*** Opening of DATA PROVIDED ***

+            hipLaunchKernelGGL(want_resp ? k.thin_resp : k.thin, dim3(round_up(n * plan.nthin, 8)), dim3(256), thin_lds, t->aux_stream, g, tr, tc);
+            HIP_TRY(hipGetLastError());
+            HIP_TRY(hipEventRecord(t->ev_join, t->aux_stream));
+        }
+        size_t lds_bytes = v.lds(t->L);
+#ifdef PDOG_ABLATIONS
+        if (t->sw.lds_pad) {
+            lds_bytes += (size_t)t->sw.lds_pad;
+            (void)raise_lds_limit((const void *)(want_resp ? k.fn_resp : k.fn), lds_bytes);
+        }
+#endif
+        kernel_fn fn = want_resp ? k.fn_resp : prune ? k.fn_prune : k.fn;
+        if (!want_resp && !prune && roll && v.LT == 65 && v.id == 100) {
+            const int cls = roll_epi_class(t->n1, 65);
+#define PDOG_EPI_PICK(C) if (cls == C) fn = (kernel_fn)dog_roll_kernel<65, false, 0, C>;
+            PDOG_EPI_CLASSES(PDOG_EPI_PICK)
+#undef PDOG_EPI_PICK
+        }
+        {
+            LaunchGeo gs = g;
+            if (prune) gs.jobs = t->d_prune_jobs.get();
+            hipLaunchKernelGGL(fn, dim3(grid), dim3(v.NT), lds_bytes, t->stream, gs, tr, roll ? (const f2 *)t->d_taps_roll.get() : tc);
+        }
         HIP_TRY(hipGetLastError());
-        HIP_TRY(hipEventRecord(t->ev_join, t->aux_stream));
-    }
-    size_t lds_bytes = v.lds(t->L);
-#ifdef PDOG_ABLATIONS
-    if (t->sw.lds_pad) {
-        lds_bytes += (size_t)t->sw.lds_pad;
-        (void)raise_lds_limit((const void *)(want_resp ? k.fn_resp : k.fn), lds_bytes);
-    }
-#endif
-    kernel_fn fn = want_resp ? k.fn_resp : prune ? k.fn_prune : k.fn;
-    if (!want_resp && !prune && roll && v.LT == 65 && v.id == 100) {
-        const int cls = roll_epi_class(t->n1, 65);
-#define PDOG_EPI_PICK(C) if (cls == C) fn = (kernel_fn)dog_roll_kernel<65, false, 0, C>;
-        PDOG_EPI_CLASSES(PDOG_EPI_PICK)
-#undef PDOG_EPI_PICK
-    }
-    {
-        LaunchGeo gs = g;
-        if (prune) gs.jobs = t->d_prune_jobs.get();
-        hipLaunchKernelGGL(fn, dim3(grid), dim3(v.NT), lds_bytes, t->stream, gs, tr, roll ? (const f2 *)t->d_taps_roll.get() : tc);
-    }
-    HIP_TRY(hipGetLastError());
-    if (plan.nthin && !fold) HIP_TRY(hipStreamWaitEvent(t->stream, t->ev_join, 0));
+        if (plan.nthin && !fold) HIP_TRY(hipStreamWaitEvent(t->stream, t->ev_join, 0));
+    }
     const int covered = plan.nthin ? plan.thin_x0 : t->n2;
     t->last_n = n;
     t->last_nslots = g.nslots;
@@ -1235,6 +1305,11 @@
     else if (k == "no_refine") t->sw.no_refine = on;
     else if (k == "no_range_end") t->sw.no_range_end = on;
     else if (k == "fenced_publish") t->sw.fenced_publish = on;
+    else if (k == "no_prune_overlap") t->sw.no_prune_overlap = on;
+    else if (k == "prune_chunk") {
+        if (value < 0) return fail(PDOG_E_ARG, "pdog_set_tuning: prune_chunk is a number of windows, or 0 for the rule");
+        t->sw.prune_chunk = value;
+    }
     else if (k == "fault_inject") t->sw.fault_inject = on;
     else if (k == "measure_global") t->sw.measure_global = on;
     else if (k == "peaks_no_list") t->peaks.no_list = on;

*** Close of DATA PROVIDED ***

Repeat every record above exactly as it appears.

== ANSWER SECTION ==
+            hipLaunchKernelGGL(want_resp ? k.thin_resp : k.thin, dim3(round_up(n * plan.nthin, 8)), dim3(256), thin_lds, t->aux_stream, g, tr, tc);
+            HIP_TRY(hipGetLastError());
+            HIP_TRY(hipEventRecord(t->ev_join, t->aux_stream));
+        }
+        size_t lds_bytes = v.lds(t->L);
+#ifdef PDOG_ABLATIONS
+        if (t->sw.lds_pad) {
+            lds_bytes += (size_t)t->sw.lds_pad;
+            (void)raise_lds_limit((const void *)(want_resp ? k.fn_resp : k.fn), lds_bytes);
+        }
+#endif
+        kernel_fn fn = want_resp ? k.fn_resp : prune ? k.fn_prune : k.fn;
+        if (!want_resp && !prune && roll && v.LT == 65 && v.id == 100) {
+            const int cls = roll_epi_class(t->n1, 65);
+#define PDOG_EPI_PICK(C) if (cls == C) fn = (kernel_fn)dog_roll_kernel<65, false, 0, C>;
+            PDOG_EPI_CLASSES(PDOG_EPI_PICK)
+#undef PDOG_EPI_PICK
+        }
+        {
+            LaunchGeo gs = g;
+            if (prune) gs.jobs = t->d_prune_jobs.get();
+            hipLaunchKernelGGL(fn, dim3(grid), dim3(v.NT), lds_bytes, t->stream, gs, tr, roll ? (const f2 *)t->d_taps_roll.get() : tc);
+        }
         HIP_TRY(hipGetLastError());
-        HIP_TRY(hipEventRecord(t->ev_join, t->aux_stream));
-    }
-    size_t lds_bytes = v.lds(t->L);
-#ifdef PDOG_ABLATIONS
-    if (t->sw.lds_pad) {
-        lds_bytes += (size_t)t->sw.lds_pad;
-        (void)raise_lds_limit((const void *)(want_resp ? k.fn_resp : k.fn), lds_bytes);
-    }
-#endif
-    kernel_fn fn = want_resp ? k.fn_resp : prune ? k.fn_prune : k.fn;
-    if (!want_resp && !prune && roll && v.LT == 65 && v.id == 100) {
-        const int cls = roll_epi_class(t->n1, 65);
-#define PDOG_EPI_PICK(C) if (cls == C) fn = (kernel_fn)dog_roll_kernel<65, false, 0, C>;
-        PDOG_EPI_CLASSES(PDOG_EPI_PICK)
-#undef PDOG_EPI_PICK
-    }
-    {
-        LaunchGeo gs = g;
-        if (prune) gs.jobs = t->d_prune_jobs.get();
-        hipLaunchKernelGGL(fn, dim3(grid), dim3(v.NT), lds_bytes, t->stream, gs, tr, roll ? (const f2 *)t->d_taps_roll.get() : tc);
-    }
-    HIP_TRY(hipGetLastError());
-    if (plan.nthin && !fold) HIP_TRY(hipStreamWaitEvent(t->stream, t->ev_join, 0));
+        if (plan.nthin && !fold) HIP_TRY(hipStreamWaitEvent(t->stream, t->ev_join, 0));
+    }
     const int covered = plan.nthin ? plan.thin_x0 : t->n2;
     t->last_n = n;
     t->last_nslots = g.nslots;
@@ -1235,6 +1305,11 @@
     else if (k == "no_refine") t->sw.no_refine = on;
     else if (k == "no_range_end") t->sw.no_range_end = on;
     else if (k == "fenced_publish") t->sw.fenced_publish = on;
+    else if (k == "no_prune_overlap") t->sw.no_prune_overlap = on;
+    else if (k == "prune_chunk") {
+        if (value < 0) return fail(PDOG_E_ARG, "pdog_set_tuning: prune_chunk is a number of windows, or 0 for the rule");
+        t->sw.prune_chunk = value;
+    }
     else if (k == "fault_inject") t->sw.fault_inject = on;
     else if (k == "measure_global") t->sw.measure_global = on;
     else if (k == "peaks_no_list") t->peaks.no_list = on;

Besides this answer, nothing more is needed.